--- START ---

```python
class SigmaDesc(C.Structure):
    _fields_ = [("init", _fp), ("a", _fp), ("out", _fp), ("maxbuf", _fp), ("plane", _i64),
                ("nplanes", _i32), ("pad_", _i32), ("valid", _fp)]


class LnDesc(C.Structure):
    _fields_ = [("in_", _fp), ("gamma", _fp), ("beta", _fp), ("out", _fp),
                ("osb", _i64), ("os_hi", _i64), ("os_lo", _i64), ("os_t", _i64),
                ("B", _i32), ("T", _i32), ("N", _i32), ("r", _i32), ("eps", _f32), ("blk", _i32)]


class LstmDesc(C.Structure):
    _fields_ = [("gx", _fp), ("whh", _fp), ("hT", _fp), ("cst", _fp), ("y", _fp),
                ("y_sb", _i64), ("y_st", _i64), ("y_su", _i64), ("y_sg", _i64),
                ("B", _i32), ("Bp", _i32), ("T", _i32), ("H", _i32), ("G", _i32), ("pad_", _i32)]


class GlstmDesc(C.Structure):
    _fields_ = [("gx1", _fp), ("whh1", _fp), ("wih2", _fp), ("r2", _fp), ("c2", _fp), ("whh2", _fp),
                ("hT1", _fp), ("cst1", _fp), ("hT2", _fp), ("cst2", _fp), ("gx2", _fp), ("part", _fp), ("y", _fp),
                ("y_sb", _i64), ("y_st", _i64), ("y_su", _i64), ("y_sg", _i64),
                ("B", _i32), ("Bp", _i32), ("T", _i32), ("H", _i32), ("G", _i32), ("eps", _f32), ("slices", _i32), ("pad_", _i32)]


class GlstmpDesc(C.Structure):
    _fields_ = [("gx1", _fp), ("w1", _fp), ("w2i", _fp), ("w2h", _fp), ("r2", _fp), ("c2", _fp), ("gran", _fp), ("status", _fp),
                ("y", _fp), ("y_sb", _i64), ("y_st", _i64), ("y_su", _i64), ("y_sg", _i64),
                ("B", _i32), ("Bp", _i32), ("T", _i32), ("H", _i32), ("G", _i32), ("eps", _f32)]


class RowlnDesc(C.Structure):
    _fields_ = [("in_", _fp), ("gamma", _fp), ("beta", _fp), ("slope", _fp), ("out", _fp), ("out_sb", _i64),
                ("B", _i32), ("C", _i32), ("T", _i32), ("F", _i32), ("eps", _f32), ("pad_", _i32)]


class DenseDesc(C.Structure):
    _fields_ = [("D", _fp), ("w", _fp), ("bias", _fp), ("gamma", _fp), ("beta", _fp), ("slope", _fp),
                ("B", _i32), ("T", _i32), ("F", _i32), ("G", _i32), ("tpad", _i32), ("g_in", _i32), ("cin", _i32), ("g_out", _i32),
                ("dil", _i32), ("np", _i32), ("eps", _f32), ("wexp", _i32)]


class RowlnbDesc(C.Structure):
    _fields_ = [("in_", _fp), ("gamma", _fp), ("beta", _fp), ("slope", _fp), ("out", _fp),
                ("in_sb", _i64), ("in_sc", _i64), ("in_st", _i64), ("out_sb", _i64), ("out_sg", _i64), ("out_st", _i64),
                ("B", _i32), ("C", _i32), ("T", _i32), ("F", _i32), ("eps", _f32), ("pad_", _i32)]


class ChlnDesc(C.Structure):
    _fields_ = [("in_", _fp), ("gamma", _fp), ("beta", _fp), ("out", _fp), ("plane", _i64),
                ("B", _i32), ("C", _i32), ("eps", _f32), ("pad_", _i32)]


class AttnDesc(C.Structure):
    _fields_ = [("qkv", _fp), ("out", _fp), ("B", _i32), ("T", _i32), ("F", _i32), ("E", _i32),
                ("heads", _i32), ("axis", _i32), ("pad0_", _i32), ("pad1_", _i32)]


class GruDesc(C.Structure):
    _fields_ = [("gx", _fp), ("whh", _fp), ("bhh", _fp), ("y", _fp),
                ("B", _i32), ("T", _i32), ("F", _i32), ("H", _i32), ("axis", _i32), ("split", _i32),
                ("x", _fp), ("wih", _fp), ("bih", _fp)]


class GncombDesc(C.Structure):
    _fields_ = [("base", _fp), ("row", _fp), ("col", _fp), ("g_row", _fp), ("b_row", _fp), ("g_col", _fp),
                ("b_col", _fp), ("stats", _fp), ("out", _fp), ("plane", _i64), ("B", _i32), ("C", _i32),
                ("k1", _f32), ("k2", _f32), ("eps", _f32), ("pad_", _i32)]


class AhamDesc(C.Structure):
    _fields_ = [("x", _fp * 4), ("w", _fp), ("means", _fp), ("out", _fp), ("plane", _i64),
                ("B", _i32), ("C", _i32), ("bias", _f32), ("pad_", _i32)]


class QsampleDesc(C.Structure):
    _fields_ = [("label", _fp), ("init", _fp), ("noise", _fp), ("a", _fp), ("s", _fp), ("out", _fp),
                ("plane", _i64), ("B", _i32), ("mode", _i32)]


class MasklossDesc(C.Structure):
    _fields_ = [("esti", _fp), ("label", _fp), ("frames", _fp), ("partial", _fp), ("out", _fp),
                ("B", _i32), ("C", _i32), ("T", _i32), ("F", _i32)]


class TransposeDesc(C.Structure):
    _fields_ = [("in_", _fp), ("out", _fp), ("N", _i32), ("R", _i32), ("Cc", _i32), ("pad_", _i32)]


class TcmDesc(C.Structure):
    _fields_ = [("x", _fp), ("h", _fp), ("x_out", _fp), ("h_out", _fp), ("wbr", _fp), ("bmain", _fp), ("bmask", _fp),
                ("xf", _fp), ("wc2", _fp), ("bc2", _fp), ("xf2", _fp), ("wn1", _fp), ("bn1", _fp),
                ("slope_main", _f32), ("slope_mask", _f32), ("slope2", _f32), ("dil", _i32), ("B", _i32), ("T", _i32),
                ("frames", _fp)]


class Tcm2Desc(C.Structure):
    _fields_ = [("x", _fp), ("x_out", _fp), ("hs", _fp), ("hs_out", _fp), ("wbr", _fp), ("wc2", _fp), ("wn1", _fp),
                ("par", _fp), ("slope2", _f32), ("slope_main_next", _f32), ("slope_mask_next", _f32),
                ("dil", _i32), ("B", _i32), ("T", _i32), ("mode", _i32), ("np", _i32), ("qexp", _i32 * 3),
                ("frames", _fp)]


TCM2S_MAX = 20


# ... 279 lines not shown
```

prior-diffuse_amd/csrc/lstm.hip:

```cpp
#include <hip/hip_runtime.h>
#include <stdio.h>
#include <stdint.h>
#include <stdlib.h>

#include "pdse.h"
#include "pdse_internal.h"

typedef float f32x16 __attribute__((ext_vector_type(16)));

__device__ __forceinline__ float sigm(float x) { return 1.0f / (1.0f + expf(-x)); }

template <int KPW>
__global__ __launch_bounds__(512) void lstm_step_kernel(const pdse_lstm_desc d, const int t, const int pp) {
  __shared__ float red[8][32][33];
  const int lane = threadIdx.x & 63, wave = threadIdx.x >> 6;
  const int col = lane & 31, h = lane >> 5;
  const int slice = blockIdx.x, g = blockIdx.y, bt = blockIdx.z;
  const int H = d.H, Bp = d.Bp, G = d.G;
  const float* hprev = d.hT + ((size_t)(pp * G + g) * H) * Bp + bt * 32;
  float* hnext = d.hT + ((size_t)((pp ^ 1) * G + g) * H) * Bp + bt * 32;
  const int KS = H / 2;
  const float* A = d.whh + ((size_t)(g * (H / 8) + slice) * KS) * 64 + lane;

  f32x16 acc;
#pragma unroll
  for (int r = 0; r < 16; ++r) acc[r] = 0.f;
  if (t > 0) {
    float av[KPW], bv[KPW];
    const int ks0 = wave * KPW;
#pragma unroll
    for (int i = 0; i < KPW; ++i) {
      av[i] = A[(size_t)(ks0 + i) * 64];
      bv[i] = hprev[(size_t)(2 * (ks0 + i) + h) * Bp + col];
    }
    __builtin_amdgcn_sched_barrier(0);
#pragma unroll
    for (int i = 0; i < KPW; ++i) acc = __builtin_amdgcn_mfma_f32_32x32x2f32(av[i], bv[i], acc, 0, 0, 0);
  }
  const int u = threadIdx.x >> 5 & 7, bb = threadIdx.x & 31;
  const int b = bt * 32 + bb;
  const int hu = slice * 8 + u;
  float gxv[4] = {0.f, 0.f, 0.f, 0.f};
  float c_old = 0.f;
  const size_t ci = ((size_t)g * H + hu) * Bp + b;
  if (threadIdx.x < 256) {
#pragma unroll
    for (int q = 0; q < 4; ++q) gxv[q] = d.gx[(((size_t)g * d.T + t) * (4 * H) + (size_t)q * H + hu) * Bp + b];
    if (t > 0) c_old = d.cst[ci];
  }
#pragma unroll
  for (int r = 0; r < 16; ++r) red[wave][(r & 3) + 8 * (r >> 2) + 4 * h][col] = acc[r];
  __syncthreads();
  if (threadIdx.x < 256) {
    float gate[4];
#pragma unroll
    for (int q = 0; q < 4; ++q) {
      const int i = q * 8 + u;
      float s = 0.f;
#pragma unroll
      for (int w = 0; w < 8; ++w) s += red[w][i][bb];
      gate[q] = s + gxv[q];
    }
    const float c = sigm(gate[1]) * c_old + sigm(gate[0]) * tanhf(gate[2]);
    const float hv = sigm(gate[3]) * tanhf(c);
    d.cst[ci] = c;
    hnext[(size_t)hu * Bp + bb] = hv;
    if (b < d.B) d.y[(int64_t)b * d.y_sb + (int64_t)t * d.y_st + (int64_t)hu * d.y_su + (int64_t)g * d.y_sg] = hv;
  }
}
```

--- END ---

= Task details =
What number of lines in the records hold "tanhf"? Reply with that number alone.

= Response =
2